▶ _Your assignment_: Only the number is wanted: how many lines in the material below contain "float".

**** Task inputs

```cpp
struct DPrim {
    float    posMin[3]; uint32_t meshletBase;
    float    posMax[3]; uint32_t groupBase;
// ... 325 lines not shown
    uint32_t* dTileBins = nullptr;
    uint32_t* dBinPool = nullptr;
    unsigned long long* dBinChunkTab = nullptr;
    uint32_t binPoolChunks = 0;
    uint32_t binMaxChunks = CHORD_BIN_MAX_CHUNKS_DEFAULT;
    uint64_t limitRecords = 64ull << 20;
    uint32_t limitPoolChunks = 32768;
    uint32_t rasterSerial = 0;
    bool inFrame = false;
    uint32_t binCap = 0, tilesX = 0, tilesY = 0;
    chord::ClipTri* dClipTris = nullptr;
    uint32_t clipTriCap = 0;
    bool resolveFrame = false;
    bool resolveStale = false;
    uint32_t* dTileMarker = nullptr;
    uint32_t* dShadingTiles = nullptr;
    uint32_t* dTileOrder = nullptr;
    uint32_t* dTileOrderKeep = nullptr;
    uint32_t orderAge = 0xFFFFFFFFu;
    uint32_t* dTileOrderKeep1 = nullptr;
    uint32_t orderAge1 = 0xFFFFFFFFu;
    uint32_t orderFlip[2] = {0u, 0u};
    uint32_t orderKeepFrames = 1u;
    unsigned long long* dTileSlabs = nullptr;
    uint32_t tileItemCap = 0;
    uint32_t* dLargeList = nullptr;
    uint32_t largeCap = 0;
    chord::DeviceCounters* dCounters = nullptr;
    bool pendingClear = false;
    bool depthOnly = false, depthClamp = false;
    float depthBiasConst = 0.0f, depthBiasSlope = 0.0f;

    uint64_t launchCount = 0;
    uint64_t frameLaunchBase = 0;
    uint32_t lastFrameLaunches = 0;
    int timers = 0;
    std::vector<hipEvent_t> evPool;
    std::vector<int> stampTags;
    uint32_t framesStamped = 0;
    uint32_t timerPeriod = 1;
    uint32_t frameIndex = 0;
    bool stampThisFrame = false;
    uint32_t rasterCalls = 0;
    bool shouldStage1 = false;
    chord::CmdList lastRejected;
    bool hzbTailInCull = false;
    bool fuseCullFrame = false;
    const chord::HzbBuffers* fuseCullHzb = nullptr;
    bool fusedCullDone = false;
    uint32_t cullSerial = 0;
    unsigned long long* dCullLookback = nullptr;
    uint32_t debugFlags = 0;
    unsigned long long* dTileClocks = nullptr;
};

#define CHORD_LAUNCH(ctx, ...) do { (ctx)->launchCount++; hipLaunchKernelGGL(__VA_ARGS__); } while (0)

namespace chord {

int fail(ChordCtx* ctx, int code, const char* what, hipError_t e = hipSuccess);
int alloc_scene_work_buffers(ChordCtx* c);

#define CHORD_HIP(ctx, call)                                                         \
    do {                                                                             \
        hipError_t e_ = (call);                                                      \
        if (e_ != hipSuccess) return ::chord::fail((ctx), CHORDVIS_E_HIP, #call, e_); \
// ... 32 lines not shown
```

### chord_amd/csrc/kernels_raster.hip

```cpp

#include "device_layer.h"
#include "device_math.h"

#include <algorithm>
#include <cstdlib>
#include <cstring>
#include <type_traits>

namespace chord {

#define GUARD_BAND 1024.0f
#define LDS_VERTS 256
#define TILE CHORD_TILE
#define TILE_SHIFT CHORD_TILE_SHIFT
#define TPITCH (TILE + 1)
#define SMALL_AREA 256
#define TC_STRIDE CHORD_TILECOUNT_STRIDE
#define TC_BLOCKS 1u
#define TC_TICKET 2u
#ifndef CHORD_MASKED_FUSED
#define CHORD_MASKED_FUSED 1
#endif
#define TC_MASKED 3u

// ... 15 lines not shown
    unsigned long long* binChunkTab; uint32_t binStamp; uint32_t binMaxChunks;
    unsigned long long* blockPool; uint32_t blockCap;
    uint32_t blockForce;
    ClipTri* clipTris; uint32_t clipTriCap; uint32_t pass;
    uint32_t* largeList; uint32_t largeCap;
    uint32_t binInSetup;
    DeviceCounters* counters;
    uint2* tileOrder;
    unsigned long long* tileSlabs;
    uint32_t hzbFused;
    ChordHZBDesc hzbDesc;
    uint16_t* hzbMinA;
    uint16_t* hzbMinB; uint16_t* hzbMaxB;
    uint16_t* hzbExA;
    uint16_t* hzbExB;
    uint32_t* tileRange;
    unsigned long long* tileClocks;
    unsigned long long* tilePhase;
    uint32_t depthOnly, depthClamp;
    float biasConst, biasSlope;
    uint32_t clearTiles;
    uint32_t* binHint;
    uint32_t* countHint;
    uint32_t slotHot;
    uint32_t* hotTiles;
    uint32_t tileSlots;
    uint32_t tileSplitMin, tileSliceLen;
    uint2* tileOrderNext;
    uint32_t orderAll;
    uint32_t orderKept;
    uint32_t* heavyHint;
    uint32_t* tileTouched;
    uint32_t debug;
};
#define ABL(p, flag) (RASTER_ABLATION && ((p).debug & (flag)) != 0u)
#define DBG_NO_PIXELS   1u
#define DBG_NO_BIN      2u
#define DBG_TILE_CLOCKS 16u
#define DBG_NO_OUT      128u
#define DBG_NO_HZB      256u
#define DBG_SETUP_CLOCKS 512u
#define DBG_NO_VIS_STORE 1024u
#define DBG_NO_SPLIT    2048u
#define DBG_NO_TINY     32u
#define DBG_TILE_EXIT   64u
#define DBG_NO_ENTRY    8192u
#define DBG_NO_BATCH    16384u
#define DBG_NO_UNITS    4096u
#define DBG_SKIP_LIGHT  1048576u
#define DBG_SKIP_HEAVY  2097152u

template <typename T>
__device__ __forceinline__ T scalar_load(const T* ptr)
{
    return *reinterpret_cast<const __attribute__((address_space(4))) T*>(reinterpret_cast<uintptr_t>(ptr));
}
__device__ __forceinline__ const RasterParams* kernel_args()
{
    unsigned long long kp = (unsigned long long)__builtin_amdgcn_kernarg_segment_ptr();
    asm volatile("" : "+s"(kp));
    return reinterpret_cast<const RasterParams*>(kp);
}

__device__ __forceinline__ uint32_t mbcnt64(unsigned long long m) { return __builtin_amdgcn_mbcnt_hi((uint32_t)(m >> 32), __builtin_amdgcn_mbcnt_lo((uint32_t)m, 0u)); }
__device__ __forceinline__ int32_t bcast(int32_t v, int src) { return __builtin_amdgcn_readlane(v, src); }
__device__ __forceinline__ uint32_t bcast(uint32_t v, int src) { return (uint32_t)__builtin_amdgcn_readlane((int)v, src); }
// ... 1400 lines not shown
#undef SPHASE
}

__device__ __forceinline__ bool launch_is_dense(const RasterParams& p, uint32_t count)
{
    const unsigned long long pixels = (unsigned long long)p.Wi * (unsigned long long)p.Hi / (p.shard.ranks > 1u ? p.shard.ranks : 1u);
    return p.blockCap != 0u && p.leftCmds != nullptr && (p.blockForce != 0u || (unsigned long long)count * 16ull >= pixels);
}
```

********

▶ _Result of the exercise_: 4